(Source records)
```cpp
struct DevRobot {
    int kind;
    int nlink;
    double dh_d[CFS_MAX_LINKS];
    double dh_a[CFS_MAX_LINKS];
    double ca[CFS_MAX_LINKS];
    double sa[CFS_MAX_LINKS];
    double th_off[CFS_MAX_LINKS];
    double base[3];
    double cap[CFS_MAX_LINKS * 6];
    double t2l[CFS_MAX_LINKS * 3];
    double shift_bound;
    double prune_tol;
};
static_assert(sizeof(DevRobot) % 8 == 0, "DevRobot is copied to LDS as doubles");

struct DevCost {
    double Qp[36], Qv[36], Rs[36];
    double qc, ws, wt, pad;
};
static_assert(sizeof(DevCost) % 8 == 0, "DevCost is read as doubles");

struct DistArmParams {
    const DevRobot *rb;
    int N, nobs, nj;
    const double *theta;
    const double *obs;
    double *d;
    int *linkid;
    double *pos;
    double *grad;
};
void launch_dist_arm(const DistArmParams &p, hipStream_t s);
void launch_dist_arm_grad(const DistArmParams &p, hipStream_t s);

struct OrderParams {
    const DevRobot *rb;
    int B, H, nj, nobs;
    int obs_stride;
    int wp_stride;
    const double *x_init;
    const double *obs;
    const double *margin;
    int *key;
    int *order;
};
void launch_order(const OrderParams &p, hipStream_t s);

struct DenseConParams {
    int B, H, nj, nobs;
    double dt;
    const double *dist, *grad;
    const double *u;
    const double *xR1;
    const double *lim, *margin;
    double *Ainq;
    double *binq;
    const double *plim;
};
void launch_dense_con(const DenseConParams &p, hipStream_t s);

struct ClearParams {
    const DevRobot *rb;
    int B, H, nj, nobs, S;
    int move;
    double dt;
    const double *x_, *u, *xR1, *obs;
    double *dist_wp, *dist_path, *dist_lower, *t_path;
    int *link_path;
    int obs_stride, out_stride;
    double rho[CFS_MAX_LINKS * CFS_MAX_LINKS];
};
hipError_t launch_clearance(const ClearParams &p, hipStream_t s);
void cfs_clear_build_rho(const DevRobot &rb, int nj, double *rho);

enum { QP_OK = 0, QP_INFEASIBLE = 2, QP_NUMERIC = 3 };

struct GemvParams {
    int B, nn;
    const double *M;
// ... 89 lines not shown
```

motionplanning_5d_m_amd/csrc/cfs_geom.hip:

```cpp
#include "cfs_geom_dev.h"
#include "cfs_host.h"

namespace {

__global__ __launch_bounds__(256) void cfs_dist_arm_kernel(DistArmParams P)
{
    __shared__ __attribute__((aligned(16))) double s_rb[sizeof(DevRobot) / 8];
    {
        const double *src = reinterpret_cast<const double *>(P.rb);
        for (int e = threadIdx.x; e < (int)(sizeof(DevRobot) / 8); e += blockDim.x) s_rb[e] = src[e];
    }
    __syncthreads();
    const DevRobot *rb = reinterpret_cast<const DevRobot *>(s_rb);
    const int n = blockIdx.x * blockDim.x + threadIdx.x;
    if (n >= P.N) return;
    double ends[CFS_MAX_LINKS * 6];
    double M[12], Mn[12];
    for (int k = 0; k < P.nj; ++k) {
        double sn, cs;
        sincos(P.theta[(size_t)n * P.nj + k] - rb->th_off[k], &sn, &cs);
        fk_step(rb, k, sn, cs, k == 0 ? nullptr : M, Mn);
        for (int q = 0; q < 12; ++q) M[q] = Mn[q];
        link_ends(rb, k, M, ends + k * 6);
        if (P.pos) for (int q = 0; q < 6; ++q) P.pos[((size_t)n * P.nj + k) * 6 + q] = ends[k * 6 + q];
    }
    for (int j = 0; j < P.nobs; ++j) {
        double o6[6];
        for (int q = 0; q < 6; ++q) o6[q] = P.obs[j * 6 + q];
        double d = INFINITY;
        int lid = 0;
        for (int k = 0; k < P.nj; ++k) {
            const double dis = seg_seg_dist(ends + k * 6, o6);
            if (dis < d) { d = dis; lid = k + 1; }
        }
// ... 5 lines not shown
__global__ __launch_bounds__(256) void cfs_dist_arm_grad_kernel(DistArmParams P)
{
    __shared__ __attribute__((aligned(16))) double s_rb[sizeof(DevRobot) / 8];
    {
        const double *src = reinterpret_cast<const double *>(P.rb);
        for (int e = threadIdx.x; e < (int)(sizeof(DevRobot) / 8); e += blockDim.x) s_rb[e] = src[e];
    }
    __syncthreads();
    const DevRobot *rb = reinterpret_cast<const DevRobot *>(s_rb);
    const int n = blockIdx.x * blockDim.x + threadIdx.x;
    if (n >= P.N) return;
    double sc[CFS_MAX_LINKS * 2], ends[CFS_MAX_LINKS * 6], tw[CFS_MAX_LINKS * 6];
    for (int k = 0; k < P.nj; ++k) sincos(P.theta[(size_t)n * P.nj + k] - rb->th_off[k], &sc[2 * k], &sc[2 * k + 1]);
    arm_chain(rb, P.nj, sc, ends, tw);
    for (int j = 0; j < P.nobs; ++j) {
        double o6[6];
        for (int q = 0; q < 6; ++q) o6[q] = P.obs[j * 6 + q];
        double d = INFINITY;
        int lid = 0;
        for (int k = 0; k < P.nj; ++k) {
            const double dis = seg_seg_dist(ends + k * 6, o6);
            if (dis < d) { d = dis; lid = k + 1; }
        }
        const size_t o = (size_t)n * P.nobs + j;
        P.d[o] = d;
        P.linkid[o] = lid;
        double *g = P.grad + o * P.nj;
        if (lid > 0) winner_grad(ends + (lid - 1) * 6, tw, lid - 1, P.nj, o6, g);
        else for (int m = 0; m < P.nj; ++m) g[m] = 0.0;
    }
}
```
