#ifndef MGW_BWD_MINB
#define MGW_BWD_MINB (NT == 256 ? (K <= 3 ? 4 : 3) : 2)
#endif
#ifndef MGW_BWD_NODU_MINB
#define MGW_BWD_NODU_MINB (NT == 256 ? 4 : 2)
#endif
template <int C, int TW, int K, int NT, bool LOSS, bool DU>
__global__ void __launch_bounds__(NT, DU ? MGW_BWD_MINB : MGW_BWD_NODU_MINB)
warp_bwd_tma_kernel(const __grid_constant__ CUtensorMap mapU, const __grid_constant__ CUtensorMap mapG,
                    const __grid_constant__ CUtensorMap mapGI, const float* __restrict__ U, const float* __restrict__ Hs, const float* __restrict__ d_out,
                    const float* __restrict__ d_img, const __grid_constant__ TileCfg cfg, float* __restrict__ dU,
                    float* __restrict__ parts, const LossBwd loss)
{
    using G = Geo<C, TW, K, NT>;
    extern __shared__ __align__(1024) unsigned char smem_raw[];
    float* s_src = reinterpret_cast<float*>(smem_raw);
    float* s_red = s_src + G::kBoxF;
    uint64_t* bar = reinterpret_cast<uint64_t*>(s_red + 128);
    TileInfo* ti = reinterpret_cast<TileInfo*>(bar + 2);
    int* s_acc = reinterpret_cast<int*>(s_red + 256);

    constexpr bool STAGE = DU && !LOSS && (G::kBoxF >= G::TH * TW * (C + 2));
    constexpr int kStageOut = G::TH * TW * C;
    const int tid = threadIdx.x, lane = tid & 31, warp = tid >> 5;
#ifdef MGW_PROBE
    long long tprev = clock64();
    if (tid == MGW_PROBE_TID) atomicAdd(&g_probe[15], 1ull);
#endif
    if (tid == 0) {
        tma::mbar_init(bar, 1);
        if (STAGE) tma::mbar_init(bar + 1, 1);
        tma::fence_barrier_init();
    }
    griddep_launch_dependents();
    PROBE(11);
    const Tile tl = this_tile(cfg);
    PROBE(12);
    if (STAGE && tid == 0) {
        float* sg = reinterpret_cast<float*>(s_acc);
        tma::mbar_expect_tx(bar + 1, (uint32_t)((kStageOut + (d_img ? G::TH * TW * 2 : 0)) * sizeof(float)));
        tma::load_3d(sg, &mapG, bar + 1, tl.c0 * C, tl.r0, tl.n);
        if (d_img) tma::load_3d(sg + kStageOut, &mapGI, bar + 1, tl.c0 * 2, tl.r0, tl.n);
    }
    float Hc[9];
#pragma unroll
    for (int k = 0; k < 9; ++k) Hc[k] = __ldg(Hs + (size_t)tl.cell * 9 + k);
    const float stepx = cfg.stepx, stepy = cfg.stepy;
    const int tx = tid % TW, g = tid / TW;
    const int col = tl.c0 + tx;

    if (tid < 32) {
        int bx0, by0, interior, complete;
        source_box<C, TW, K, NT>(cfg, tl, Hc, stepx, stepy, bx0, by0, interior, &complete);
        if (tid == 0) {
            ti->bx0 = bx0; ti->by0 = by0; ti->interior = complete;
            tma::mbar_expect_tx(bar, (uint32_t)(G::kBoxF * sizeof(float)));
            tma::load_3d(s_src, &mapU, bar, bx0 * C, by0, tl.n);
        }
    }
    PROBE(13);
    float gout[K][C], gimg[K][2];
    if (STAGE) {
        __syncthreads();
        tma::mbar_wait(bar + 1, 0);
        const float* sg = reinterpret_cast<const float*>(s_acc) + (g * K * TW + tx) * C;
        const float2* si = reinterpret_cast<const float2*>(reinterpret_cast<const float*>(s_acc) + kStageOut) + g * K * TW + tx;
#pragma unroll
        for (int k = 0; k < K; ++k) {
#pragma unroll
            for (int ch = 0; ch < C; ++ch) gout[k][ch] = sg[k * TW * C + ch];
            if (d_img) {
                const float2 di = si[k * TW];
                gimg[k][0] = di.x; gimg[k][1] = di.y;
            } else {
                gimg[k][0] = 0.0f; gimg[k][1] = 0.0f;
            }
        }
    } else {
        size_t p = ((size_t)tl.n * cfg.H + tl.r0 + g * K) * cfg.W + col;
        const float kn = LOSS ? (loss.kscale_dev ? loss.kscale * __ldg(loss.kscale_dev) : loss.kscale) / (__ldg(loss.sums + 2 * tl.n + 1) + 1e-8f) : 0.0f;
#pragma unroll
        for (int k = 0; k < K; ++k, p += cfg.W) {
            if (LOSS) {
                const float nb = 1.0f - __ldg(loss.black + p);
                const float kk = kn * nb * nb;
#pragma unroll
                for (int ch = 0; ch < C; ++ch) {
                    gout[k][ch] = kk * (__ldg(loss.out + p * C + ch) - __ldg(loss.y + p * C + ch));
                    if (d_out) gout[k][ch] += __ldg(d_out + p * C + ch);
                }
            } else {
#pragma unroll
                for (int ch = 0; ch < C; ++ch) gout[k][ch] = __ldg(d_out + p * C + ch);
            }
            if (d_img) {
                const float2 di = __ldg(reinterpret_cast<const float2*>(d_img) + p);
                gimg[k][0] = di.x; gimg[k][1] = di.y;
            } else {
                gimg[k][0] = 0.0f; gimg[k][1] = 0.0f;
            }
        }
    }
    PROBE(0);
    if (DU) {
        unsigned m = 0u;
#pragma unroll
        for (int k = 0; k < K; ++k)
#pragma unroll
            for (int ch = 0; ch < C; ++ch) m = max(m, (unsigned)__float_as_int(gout[k][ch]) & 0x7fffffffu);
        m = __reduce_max_sync(0xffffffffu, m);
        if (lane == 0) ti->wmax[warp] = __int_as_float((int)m);
    }
    if (DU) {
        if (STAGE) __syncthreads();
        int4* a4 = reinterpret_cast<int4*>(s_acc);
#pragma unroll
        for (int i = 0; i < (G::kBoxF / 4 + NT - 1) / NT; ++i)
            if (i * NT + tid < G::kBoxF / 4) a4[i * NT + tid] = make_int4(0, 0, 0, 0);
    }
    PROBE(1);
    __syncthreads();
    PROBE(2);
    const int bx0 = ti->bx0, by0 = ti->by0;
    int fixed = 0;
    float scale = 0.0f, inv_scale = 0.0f;
    if (DU) {
        unsigned mb = 0u;
#pragma unroll
        for (int w = 0; w < NT / 32; ++w) mb = max(mb, (unsigned)__float_as_int(ti->wmax[w]));
        const float mm = __int_as_float((int)mb);
        const int e = (int)(mb >> 23) - 127;
        constexpr int kTerms = G::TH * TW;
        constexpr int kBits = 31 - bit_width(kTerms);
        static_assert(kBits <= 22 && ((long long)kTerms << kBits) < (1LL << 31), "fixed-point headroom");
        fixed = (mm > 0.0f) && (e > -100) && (e < 100);
        scale = __int_as_float((kBits - 1 - e + 127) << 23);
        inv_scale = __int_as_float((e - (kBits - 1) + 127) << 23);
    }

    const float xt = lin_at(col, stepx);
    const float hx0 = __fmul_rn(Hc[0], xt), hx3 = __fmul_rn(Hc[3], xt), hx6 = __fmul_rn(Hc[6], xt);
    float dh[8];
#pragma unroll
    for (int k = 0; k < 8; ++k) dh[k] = 0.0f;
    const float halfW = 0.5f * (float)cfg.W, halfH = 0.5f * (float)cfg.H;

    PROBE(3);
    tma::mbar_wait(bar, 0);
    PROBE(4);
    if (ti->interior && (fixed || !DU)) {
#pragma unroll
        for (int k = 0; k < K; ++k) {
            const int row = tl.r0 + g * K + k;
            if (row >= tl.vr0 && col >= tl.vc0) {
                const float yt = lin_at(row, stepy);
                const float xs = __fadd_rn(__fmaf_rn(Hc[1], yt, hx0), Hc[2]);
                const float ys = __fadd_rn(__fmaf_rn(Hc[4], yt, hx3), Hc[5]);
                float zs = __fadd_rn(__fmaf_rn(Hc[7], yt, hx6), Hc[8]);
                zs = __fadd_rn(zs, (zs >= 0.0f) ? 1e-8f : -1e-8f);
                float xn, yn;
                const float rz = div2_rn(xs, ys, zs, xn, yn);
                const FastTaps t = make_taps_interior(xn, yn, cfg.H, cfg.W);
                float gx = 0.0f, gy = 0.0f;
                if ((unsigned)t.x0 < (unsigned)(cfg.W - 1) && (unsigned)t.y0 < (unsigned)(cfg.H - 1)) {
                    const int ia = ((t.y0 - by0) * G::kRowF + (t.x0 - bx0) * C);
                    const float* pa = s_src + ia;
                    int* qa = s_acc + ia;
                    const float wa = t.ax * t.ay, wb = t.ax * t.by, wc = t.bx * t.ay, wd = t.bx * t.by;
                    float sa = 0.0f, sb = 0.0f, sc = 0.0f, sd = 0.0f;
#pragma unroll
                    for (int ch = 0; ch < C; ++ch) {
                        const float gch = gout[k][ch];
                        sa = fmaf(gch, pa[ch], sa); sb = fmaf(gch, pa[G::kRowF + ch], sb);
                        sc = fmaf(gch, pa[C + ch], sc); sd = fmaf(gch, pa[G::kRowF + C + ch], sd);
                        if (DU) {
                            const float gs = gch * scale;
                            atomicAdd(qa + ch, fixed_of(wa, gs));
                            atomicAdd(qa + G::kRowF + ch, fixed_of(wb, gs));
                            atomicAdd(qa + C + ch, fixed_of(wc, gs));
                            atomicAdd(qa + G::kRowF + C + ch, fixed_of(wd, gs));
                        }
                    }
                    gx = fmaf(sc - sa, t.ay, (sd - sb) * t.by); gy = fmaf(sb - sa, t.ax, (sd - sc) * t.bx);
                }
                accumulate_dh_r(dh, fmaf(gx, halfW, gimg[k][0]), fmaf(gy, halfH, gimg[k][1]), xn, yn, rz, xt, yt);
            }
        }
    } else {
        if (DU) griddep_wait();
        const float* Un = U + (size_t)tl.n * cfg.H * cfg.W * C;
        float* dUn = DU ? dU + (size_t)tl.n * cfg.H * cfg.W * C : nullptr;
#pragma unroll
        for (int k = 0; k < K; ++k) {
            const int row = tl.r0 + g * K + k;
            if (row >= tl.vr0 && col >= tl.vc0) {
                const float yt = lin_at(row, stepy);
                const float xs = __fadd_rn(__fmaf_rn(Hc[1], yt, hx0), Hc[2]);
                const float ys = __fadd_rn(__fmaf_rn(Hc[4], yt, hx3), Hc[5]);
                float zs = __fadd_rn(__fmaf_rn(Hc[7], yt, hx6), Hc[8]);
                zs = __fadd_rn(zs, (zs >= 0.0f) ? 1e-8f : -1e-8f);
                const float xn = __fdiv_rn(xs, zs), yn = __fdiv_rn(ys, zs);
                const Taps t = make_taps(xn, yn, cfg.H, cfg.W);
                const int sx0 = t.x0 - bx0, sx1 = t.x1 - bx0, sy0 = t.y0 - by0, sy1 = t.y1 - by0;
                const bool inbox = sx0 >= 0 && sx1 < G::SBW && sy0 >= 0 && sy1 < G::SBH;
                const float wa = t.ax * t.ay, wb = t.ax * t.by, wc = t.bx * t.ay, wd = t.bx * t.by;
                float gx = 0.0f, gy = 0.0f;
                const bool scatter = DU && taps_scatter(t);
                const size_t ga = ((size_t)t.y0 * cfg.W + t.x0) * C, gb = ((size_t)t.y1 * cfg.W + t.x0) * C;
                const size_t gc = ((size_t)t.y0 * cfg.W + t.x1) * C, gd = ((size_t)t.y1 * cfg.W + t.x1) * C;
                const int ia = sy0 * G::kRowF + sx0 * C, ib = sy1 * G::kRowF + sx0 * C;
                const int ic = sy0 * G::kRowF + sx1 * C, id = sy1 * G::kRowF + sx1 * C;
#pragma unroll
                for (int ch = 0; ch < C; ++ch) {
                    const float gch = gout[k][ch];
                    float Ia, Ib, Ic, Id;
                    if (inbox) { Ia = s_src[ia + ch]; Ib = s_src[ib + ch]; Ic = s_src[ic + ch]; Id = s_src[id + ch]; }
                    else { Ia = __ldg(Un + ga + ch); Ib = __ldg(Un + gb + ch); Ic = __ldg(Un + gc + ch); Id = __ldg(Un + gd + ch); }
                    gx = fmaf(gch, fmaf(Ic - Ia, t.ay, (Id - Ib) * t.by), gx);
                    gy = fmaf(gch, fmaf(Ib - Ia, t.ax, (Id - Ic) * t.bx), gy);
                    if (scatter) {
                        if (inbox && fixed) {
                            const float gs = gch * scale;
                            atomicAdd(s_acc + ia + ch, fixed_of(wa, gs));
                            atomicAdd(s_acc + ib + ch, fixed_of(wb, gs));
                            atomicAdd(s_acc + ic + ch, fixed_of(wc, gs));
                            atomicAdd(s_acc + id + ch, fixed_of(wd, gs));
                        } else {
                            atomicAdd(dUn + ga + ch, wa * gch);
                            atomicAdd(dUn + gb + ch, wb * gch);
                            atomicAdd(dUn + gc + ch, wc * gch);
                            atomicAdd(dUn + gd + ch, wd * gch);
                        }
                    }
                }
                accumulate_dh(dh, fmaf(gx, halfW, gimg[k][0]), fmaf(gy, halfH, gimg[k][1]), xn, yn, zs, xt, yt);
            }
        }
    }
    PROBE(5);
    {
        float v4[4], v2[2], v1;
        const bool hi16 = lane & 16, hi8 = lane & 8, hi4 = lane & 4;
#pragma unroll
        for (int i = 0; i < 4; ++i) {
            const float send = hi16 ? dh[i] : dh[i + 4], keep = hi16 ? dh[i + 4] : dh[i];
            v4[i] = keep + __shfl_xor_sync(0xffffffffu, send, 16);
        }
#pragma unroll
        for (int i = 0; i < 2; ++i) {
            const float send = hi8 ? v4[i] : v4[i + 2], keep = hi8 ? v4[i + 2] : v4[i];
            v2[i] = keep + __shfl_xor_sync(0xffffffffu, send, 8);
        }
        {
            const float send = hi4 ? v2[0] : v2[1], keep = hi4 ? v2[1] : v2[0];
            v1 = keep + __shfl_xor_sync(0xffffffffu, send, 4);
        }
        v1 += __shfl_xor_sync(0xffffffffu, v1, 2);
        v1 += __shfl_xor_sync(0xffffffffu, v1, 1);
        if ((lane & 3) == 0) s_red[warp * 8 + ((lane >> 4) & 1) * 4 + ((lane >> 3) & 1) * 2 + ((lane >> 2) & 1)] = v1;
    }
    PROBE(6);
    __syncthreads();
    PROBE(7);
    if (tid < 8) {
        float v = 0.0f;
#pragma unroll
        for (int w = 0; w < NT / 32; ++w) v += s_red[w * 8 + tid];
        parts[((size_t)tl.cell * (cfg.parts_y * cfg.parts_x) + tl.part) * 8 + tid] = v;
    }
    if (fixed) {
        griddep_wait();
        const int4* a4 = reinterpret_cast<const int4*>(s_acc);
        constexpr int kQ = G::kRowF / 4;
        const int rows = min(G::SBH, cfg.H - by0);
        const int nq = min(G::kRowF, (cfg.W - bx0) * C) / 4;
        float* base = dU + (((size_t)tl.n * cfg.H + by0) * cfg.W + bx0) * C;
        const int pitch = cfg.W * C;
#pragma unroll
        for (int i = 0; i < (G::kBoxF / 4 + NT - 1) / NT; ++i) {
            const int j = i * NT + tid;
            const int row = j / kQ, q = j % kQ;
            if (row < rows && q < nq) {
                const int4 v = a4[j];
                if ((v.x | v.y | v.z | v.w) != 0)
                    tma::red_add_v4(base + row * pitch + q * 4, float_of_fixed(v.x) * inv_scale, float_of_fixed(v.y) * inv_scale,
                                    float_of_fixed(v.z) * inv_scale, float_of_fixed(v.w) * inv_scale);
            }
        }
        PROBE(8);
    }
}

Problem details: Your task is to retype the entries verbatim, starting with the line that holds "#define MGW_BWD_MINB (NT" and stopping after the line that holds "MGW_BWD_MINB : MGW_BWD_NODU_MINB)".

Answer for the task:
#define MGW_BWD_MINB (NT == 256 ? (K <= 3 ? 4 : 3) : 2)
#endif
#ifndef MGW_BWD_NODU_MINB
#define MGW_BWD_NODU_MINB (NT == 256 ? 4 : 2)
#endif
template <int C, int TW, int K, int NT, bool LOSS, bool DU>
__global__ void __launch_bounds__(NT, DU ? MGW_BWD_MINB : MGW_BWD_NODU_MINB)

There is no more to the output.